Tonight G20 Finance Ministers will give the thumbs up to a minimum company tax rate that will hopefully stop profit shifting, which greedy big tech companies have become experts at in recent decades.
Treasurer Josh Frydenberg will zoom into the meeting in Venice, Italy, with the main money men and women of the world’s top 20 economies — and they’ll change the international tax regime that will, as The Australian’s Patrick Commins says, “help to reduce corporate tax arbitrage and profit shifting”.
In May this year, The Guardian explained the tech company tax problem:
“The giant US tech firms known as the “Silicon Six” have been accused of inflating their stated tax payments by almost $100bn (£70bn) over the past decade,” wrote Rupert Neate. “As Chancellor Rishi Sunak called on world leaders to back a new tech tax ahead of next week’s G7 summit in the UK, a report by the campaign group Fair Tax Foundation singled out Amazon, Facebook, Google’s owner, Alphabet, Netflix, Apple and Microsoft.
“It said they paid $96bn less in tax between 2011 and 2020 than the notional taxation figures they cite in their annual financial reports.”
What’s all this about?
How has tax of this magnitude been dodged?
Here’s a simple hypothetical example explanation.
Let’s suppose there’s a US-tech company called Orange that sets up headquarters in Ireland. Ireland created a low tax system for foreign companies so they’d go there to give jobs to the Irish and pay a small percentage of tax on very large profits.

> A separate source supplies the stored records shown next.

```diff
             a_kin = wrap ? 0 : a_kin;
         } else {
-            Ak += (long long)BK * p.lda * 4;
+            Ak += (long long)BK * pk.lda * 4;
             if (sum_on) {
 #pragma unroll
                 for (int i = 0; i < 4; ++i) { colacc.x += av[i].x; colacc.y += av[i].y; colacc.z += av[i].z; colacc.w += av[i].w; }
@@ -1387,15 +1422,15 @@
 #pragma unroll
             for (int i = 0; i < 2; ++i) bv[i] = *reinterpret_cast<const float4 *>(Bk + boff_g[i]);
             b_kin += BK;
-            const bool wrap = b_kin >= p.b_kb;
-            Bk += wrap ? ((long long)p.b_skb - p.b_kb + BK) * 4 : (long long)BK * 4;
+            const bool wrap = b_kin >= pk.b_kb;
+            Bk += wrap ? ((long long)pk.b_skb - pk.b_kb + BK) * 4 : (long long)BK * 4;
             b_kin = wrap ? 0 : b_kin;
         } else {
             if (bact) {
 #pragma unroll
                 for (int i = 0; i < 4; ++i) bv[i] = *reinterpret_cast<const float4 *>(Bk + boff_g[i]);
             }
-            Bk += (long long)BK * p.ldb * 4;
+            Bk += (long long)BK * pk.ldb * 4;
         }
     };
     auto store = [&](unsigned short *buf) {
@@ -1415,18 +1450,7 @@
     };
 
     f32x16 acc[TM][TN], acx[TM][TN];
-#pragma unroll
-    for (int i = 0; i < TM; ++i)
-#pragma unroll
-        for (int j = 0; j < TN; ++j)
-#pragma unroll
-            for (int r = 0; r < 16; ++r) { acc[i][j][r] = 0.f; acx[i][j][r] = 0.f; }
-
     int fa[TM], fb[TN];
-#pragma unroll
-    for (int i = 0; i < TM; ++i) fa[i] = hrow<BM>(wm * (TM * 32) + i * 32 + l31) + 8 * half;
-#pragma unroll
-    for (int j = 0; j < TN; ++j) fb[j] = 2 * PSA + hrow<BN>(wn * (TN * 32) + j * 32 + l31) + 8 * half;
 
     auto tile = [&](const unsigned short *cur, unsigned short *nxt, auto do_store, auto do_fetch) {
 #pragma unroll
@@ -1463,57 +1487,101 @@
     typedef std::integral_constant<bool, true> yes_t;
     typedef std::integral_constant<bool, false> no_t;
 
-    const int ntiles = kbeg < kend ? (kend - kbeg) / BK : 0;
-    if (ntiles > 0) {
-        fetch();
-        store(S0);
-        if (ntiles > 1) fetch();
-    }
-    __syncthreads();
-    int kt = 0;
-    for (; kt + 2 < ntiles; ++kt) {
-        tile(S0 + (kt & 1) * STAGE, S0 + ((kt + 1) & 1) * STAGE, yes_t(), yes_t());
+    unsigned am_run = 0;
+    unsigned seen = 0;
+
+    TileCtx tc = setup(v);
+    if (ntiles > 0) fetch();
+    for (;;) {
+        {
+            int tid_f = tid;
+            asm volatile("" : "+v"(tid_f));
+            const int wave_f = tid_f >> 6, l31_f = tid_f & 31, half_f = (tid_f >> 5) & 1;
+            r0 = tid_f >> 3; kq = tid_f & 7; kk0 = TA ? tid_f >> 6 : 0; mq = tid_f & 63; bkk0 = (tid_f >> 5) & 7; bnq = tid_f & 31;
+            bact = !TB || tid_f < 256;
+#pragma unroll
+            for (int i = 0; i < TM; ++i) fa[i] = hrow<BM>((wave_f / WN) * (TM * 32) + i * 32 + l31_f) + 8 * half_f;
+#pragma unroll
+            for (int j = 0; j < TN; ++j) fb[j] = 2 * PSA + hrow<BN>((wave_f % WN) * (TN * 32) + j * 32 + l31_f) + 8 * half_f;
+        }
+#pragma unroll
+        for (int i = 0; i < TM; ++i)
+#pragma unroll
+            for (int j = 0; j < TN; ++j)
+#pragma unroll
+                for (int r = 0; r < 16; ++r) { acc[i][j][r] = 0.f; acx[i][j][r] = 0.f; }
+        if (ntiles > 0) {
+            store(S0);
+            if (ntiles > 1) fetch();
+        }
         __syncthreads();
-    }
-    if (kt + 1 < ntiles) {
-        tile(S0 + (kt & 1) * STAGE, S0 + ((kt + 1) & 1) * STAGE, yes_t(), no_t());
+        int kt = 0;
+        for (; kt + 2 < ntiles; ++kt) {
+            tile(S0 + (kt & 1) * STAGE, S0 + ((kt + 1) & 1) * STAGE, yes_t(), yes_t());
+            __syncthreads();
+        }
+        if (kt + 1 < ntiles) {
+            tile(S0 + (kt & 1) * STAGE, S0 + ((kt + 1) & 1) * STAGE, yes_t(), no_t());
+            __syncthreads();
+            ++kt;
+        }
+        if (kt < ntiles) tile(S0 + (kt & 1) * STAGE, nullptr, no_t(), no_t());
         __syncthreads();
-        ++kt;
-    }
-    if (kt < ntiles) tile(S0 + (kt & 1) * STAGE, nullptr, no_t(), no_t());
-    __syncthreads();
-    lvt_f16x2_finish<TM, TN>(acc, acx, unscale);
-
-    if (TA && sum_on) {
-        float *scratch = lds;
-        *reinterpret_cast<float4 *>(&scratch[(kk0 * 64 + mq) * 4]) = colacc;
+        lvt_f16x2_finish<TM, TN>(acc, acx, unscale);
+
+        KParams pe;
+        lvt_kparams_reload(pe);
+        const int m0 = tc.m0, n0 = tc.n0;
+        if (TA && sum_on) {
+            float *scratch = lds;
+            *reinterpret_cast<float4 *>(&scratch[(kk0 * 64 + mq) * 4]) = colacc;
+            __syncthreads();
+            if (tid < BM) {
+                float s_ = 0.f;
+                for (int r = 0; r < 8; ++r) s_ += scratch[(r * 64 + tid / 4) * 4 + (tid & 3)];
+                if (m0 + tid < pe.M) pe.colsum_partial[((long long)tc.split * pe.vgy + tc.z) * pe.M + m0 + tid] = s_;
+            }
+            __syncthreads();
+        }
+        const unsigned vn = v + G;
+        const bool more = LOOP && vn < vtotal && vn > v;
+        int tid_e = tid;
+        asm volatile("" : "+v"(tid_e));
+        const int lane_e = tid_e & 63, wave_e = tid_e >> 6, wm_e = wave_e / WN, wn_e = wave_e % WN;
+        float *wave_tile = lds + wave_e * (32 * TN * 32);
+        const TileCtx te = tc;
+        if (pe.vec_epi && !(pe.flags & (LVT_EPI_PLANES | LVT_EPI_ACCUM | LVT_EPI_TANH | LVT_EPI_SIGMOID))) {
+            if (more) {
+                tc = setup(vn);
+                if (ntiles > 0) fetch();
+            }
+            LvtEpi e;
+            e.M = pe.M; e.N = pe.N;
+            if (pe.splits > 1) {
+                e.C = pe.partial; e.ldc = pe.N; e.coff = te.split * pe.partial_stride + (long long)te.z * pe.M * pe.N; e.alpha = 1.f; e.flags = 0;
+                e.bias = nullptr; e.res = nullptr; e.ldr = 0; e.mask = nullptr; e.ldm = 0;
+                (void)lvt_epi_fast_wave<0, TM, TN>(e, acc, wave_tile, m0 + wm_e * (TM * 32), n0 + wn_e * (TN * 32), lane_e);
+            } else {
+                if (!more) seen = lvt_amax_peek(pe.c_amax);
+                e.C = pe.C; e.ldc = pe.ldc; e.coff = te.coff; e.alpha = pe.alpha; e.flags = pe.flags;
+                e.bias = pe.bias; e.res = pe.res; e.ldr = pe.ldr; e.mask = pe.mask; e.ldm = pe.ldm;
+                const float am_w = lvt_epi_fast_dispatch<TM, TN>(e, acc, wave_tile, m0 + wm_e * (TM * 32), n0 + wn_e * (TN * 32), lane_e);
+                am_run = max(am_run, lvt_wave_amax_bits(am_w));
+            }
+        } else {
+            if (pe.vec_epi) lvt_epilogue_vec<AMODE, BM, BN, WM, WN>(pe, acc, lds, m0, n0, wm_e, wn_e, lane_e, 0, te.coff, te.z, te.split);
+            else lvt_epilogue<AMODE, BM, BN, WM, WN>(pe, acc, m0, n0, wm_e, wn_e, lane_e & 31, lane_e >> 5, 0, te.coff, te.z, te.split);
+            if (more) {
+                tc = setup(vn);
+                if (ntiles > 0) fetch();
+            }
+        }
+        if (!more) break;
+        v = vn;
         __syncthreads();
-        if (tid < BM) {
-            float s_ = 0.f;
-            for (int r = 0; r < 8; ++r) s_ += scratch[(r * 64 + tid / 4) * 4 + (tid & 3)];
-            if (m0 + tid < p.M) p.colsum_partial[((long long)tc.split * gridDim.y + tc.z) * p.M + m0 + tid] = s_;
-        }
-        __syncthreads();
-    }
-    if (p.vec_epi && !(p.flags & (LVT_EPI_PLANES | LVT_EPI_ACCUM | LVT_EPI_TANH | LVT_EPI_SIGMOID))) {
-        LvtEpi e;
-        e.M = p.M; e.N = p.N;
-        float *wave_tile = lds + wave * (32 * TN * 32);
-        if (p.splits > 1) {
-            e.C = p.partial; e.ldc = p.N; e.coff = tc.split * p.partial_stride + (long long)tc.z * p.M * p.N; e.alpha = 1.f; e.flags = 0;
-            e.bias = nullptr; e.res = nullptr; e.ldr = 0; e.mask = nullptr; e.ldm = 0;
-            (void)lvt_epi_fast_wave<0, TM, TN>(e, acc, wave_tile, m0 + wm * (TM * 32), n0 + wn * (TN * 32), lane);
-            return;
-        }
-        const unsigned seen = lvt_amax_peek(p.c_amax);
-        e.C = p.C; e.ldc = p.ldc; e.coff = tc.coff; e.alpha = p.alpha; e.flags = p.flags;
-        e.bias = p.bias; e.res = p.res; e.ldr = p.ldr; e.mask = p.mask; e.ldm = p.ldm;
-        const float am_w = lvt_epi_fast_dispatch<TM, TN>(e, acc, wave_tile, m0 + wm * (TM * 32), n0 + wn * (TN * 32), lane);
-        if (p.c_amax) lvt_block_amax_commit_seen(am_w, p.c_amax, lds + TURN_FLOATS, seen);
-        return;
-    }
-    if (p.vec_epi) lvt_epilogue_vec<AMODE, BM, BN, WM, WN>(p, acc, lds, m0, n0, wm, wn, lane, 0, tc.coff, tc.z, tc.split);
-    else lvt_epilogue<AMODE, BM, BN, WM, WN>(p, acc, m0, n0, wm, wn, l31, half, 0, tc.coff, tc.z, tc.split);
+    }
+    if (p.c_amax && p.splits <= 1 && p.vec_epi && !(p.flags & (LVT_EPI_PLANES | LVT_EPI_ACCUM | LVT_EPI_TANH | LVT_EPI_SIGMOID)))
+        lvt_block_amax_commit_waves(am_run, p.c_amax, reinterpret_cast<unsigned *>(lds + TURN_FLOATS), seen);
 }
 
 __global__ void lvt_reduce_splits_kernel(const float *__restrict__ partial, long long n4, long long stride,
@@ -1729,6 +1797,20 @@
     return LVT_OK;
 }
 
+static int wide_resident_workgroups() {
+    static std::atomic<int> cached[64];
+    int dev = 0;
+    if (hipGetDevice(&dev) != hipSuccess || dev < 0 || dev >= 64) return LVT_NUM_CU & ~7;
+    int r = cached[dev].load(std::memory_order_relaxed);
+    if (r == 0) {
+        int cus = 0;
+        if (hipDeviceGetAttribute(&cus, hipDeviceAttributeMultiprocessorCount, dev) != hipSuccess || cus < 8) cus = LVT_NUM_CU;
+        r = cus & ~7;
+        cached[dev].store(r, std::memory_order_relaxed);
+    }
+    return r;
+}
+
 template <int TA, int TB>
 static int launch_wide(const KParams &p, int zcount, hipStream_t s) {
     const long long ntm = lvt_cdiv(p.M, 256), ntn = lvt_cdiv(p.N, 128);
@@ -1736,8 +1818,17 @@
         lvt_set_error("gemm: grid too large (%lld tiles, z=%d, splits=%d)", ntm * ntn, zcount, p.splits);
         return LVT_EINVAL;
     }
-    dim3 grid((unsigned)(ntm * ntn), (unsigned)zcount, (unsigned)(p.splits > 1 ? p.splits : 1));
+    const unsigned nsplit = (unsigned)(p.splits > 1 ? p.splits : 1);
+    const long long total = ntm * ntn * zcount * nsplit;
+    if (total > 0x7fffffffLL) {
+        lvt_set_error("gemm: grid too large (%lld tiles, z=%d, splits=%d)", ntm * ntn, zcount, p.splits);
+        return LVT_EINVAL;
+    }
+    const int R = wide_resident_workgroups();
+    dim3 grid((unsigned)(ntm * ntn), (unsigned)zcount, nsplit);
+    if (WideLoop<TA, TB>::value && total > R) grid = dim3((unsigned)R, 1, 1);
     KParams pv = p;
+    pv.vgx = (unsigned)(ntm * ntn); pv.vgy = (unsigned)zcount; pv.vgz = nsplit;
     {
         auto al16 = [](const void *q) { return ((uintptr_t)q & 15) == 0; };
         bool ok = p.N % 4 == 0;
```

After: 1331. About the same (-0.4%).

## Store transposed wide-GEMM operands in memory order and read with ds_read_tr16

Applied to the files above, without the earlier changes.

For transposed A/B operands in the wide GEMM kernel, the LDS image is now kept in K-major memory order with a padded pitch, and MFMA fragments are assembled with the gfx950 transposing LDS read (ds_read_tr16_b64). This replaces the transpose-on-store path with simple 8-byte stores. The B loader is also rebalanced so all 512 threads each load two float4 instead of half the threads loading four. The intent is to cut LDS store cost and bank conflicts in the transposed layouts, at the cost of relying on the transposing-read lane mapping being correct.

```diff
diff --git a/lvt_amd/csrc/gemm_engine.hip b/lvt_amd/csrc/gemm_engine.hip
--- a/lvt_amd/csrc/gemm_engine.hip
+++ b/lvt_amd/csrc/gemm_engine.hip
@@ -1313,12 +1313,26 @@
 }
 
 #define WIDE_THREADS 512
+#define WT_PA (256 + 32)
+#define WT_PB (128 + 32)
+typedef short s16x4 __attribute__((ext_vector_type(4)));
+__device__ __forceinline__ f16x8 wide_tr_frag(const unsigned short *p, int pitch4) {
+    typedef __attribute__((address_space(3))) s16x4 lds_v4;
+    const s16x4 lo = __builtin_amdgcn_ds_read_tr16_b64_v4i16((lds_v4 *)(p));
+    const s16x4 hi = __builtin_amdgcn_ds_read_tr16_b64_v4i16((lds_v4 *)(p + pitch4));
+    union { struct { s16x4 a, b; } s; f16x8 v; } u;
+    u.s.a = lo; u.s.b = hi;
+    return u.v;
+}
 template <int TA, int TB>
 __global__ __launch_bounds__(WIDE_THREADS, 2) void lvt_gemm_wide_kernel(const KParams p) {
     constexpr int BM = 256, BN = 128, WM = 4, WN = 2, TM = 2, TN = 2;
     constexpr int AMODE = TA ? A_MPLAIN : A_KPLAIN;
-    constexpr int PSA = HPlane<BM>::SIZE, PSB = HPlane<BN>::SIZE;
+    constexpr int PA = WT_PA, PB = WT_PB;
+    constexpr int PSA = TA ? BK * PA : HPlane<BM>::SIZE, PSB = TB ? BK * PB : HPlane<BN>::SIZE;
     constexpr int STAGE = 2 * (PSA + PSB);
+    static_assert(PA % 4 == 0 && PB % 4 == 0 && PSA % 8 == 0 && PSB % 8 == 0, "transposing reads need 8-byte aligned addresses");
+    static_assert(BK * PA <= HPlane<BM>::SIZE && BK * PB <= HPlane<BN>::SIZE, "the memory-order images are the smaller ones");
     constexpr int STAGE_FLOATS = (2 * STAGE) / 2 + 8;
     constexpr int TURN_FLOATS = WM * WN * 32 * (TN * 32);
     constexpr int LDS_FLOATS = STAGE_FLOATS > TURN_FLOATS ? STAGE_FLOATS : TURN_FLOATS;
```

That great 1991 film The Commitments showed how beaten up and hopeless the Irish economy was after decades of in-fighting with religious wars. The UK’s handling of those ‘troubles’ also contributed to the mess that economy was in, until the leaders came up with a tax plan to attract big companies to Ireland.
This low tax rate was great for companies like Orange. It gave Ireland tax money it would never have collected.
But what happens then is this: Orange sells services to its Orange business in Australia and charges very high prices, so its business here makes little profit and pays little tax. The profit is therefore big in Ireland, where the tax rate is low.
Orange wins. Ireland wins. Australia loses.
This G20 meeting and deal seeks to change this deceptive tax ‘trick’ that has been used by many of the big tech companies from the US.
There’ll be two parts to the deal:
Interestingly, Australia has secured exceptions for its big miners and financial institutions, which risked being swept up in these changes. That can only be explained by the fact that their tax history hasn’t been as murky as these ‘clever’ tech companies that have dodged their proper tax bills for ages.
This is an important piece of international co-operation, which I suspect has been helped by how the fight against the Coronavirus has actually made countries understand their interdependence. Also the government-led rescue plans have created huge budget deficits that will need to be reduced in coming years, so huge billion dollar tax dodgers had to be brought to book.
This deal has probably been made easier with a new US President Joe Biden, who has a more international outlook compared to Donald Trump, who was a great dealmaker but tended to do them to suit his beloved Yanks.
Of course, Joe will probably use this cooperation with the G20 on tax to get more support for his global ambitions to save the planet. That’ll be a drama for another day. The significance of this deal is that the G20, as Commins points out, accounts “…for more than 80 per cent of world gross domestic product, 75 per cent of global trade and 60 per cent of the planet’s population.
“The G20 includes the US, the UK, the EU, Japan, South Korea, India and China. France, Germany, Italy are individually represented in the bloc, as are Canada, Mexico, Argentina and Brazil.” And, of course, us.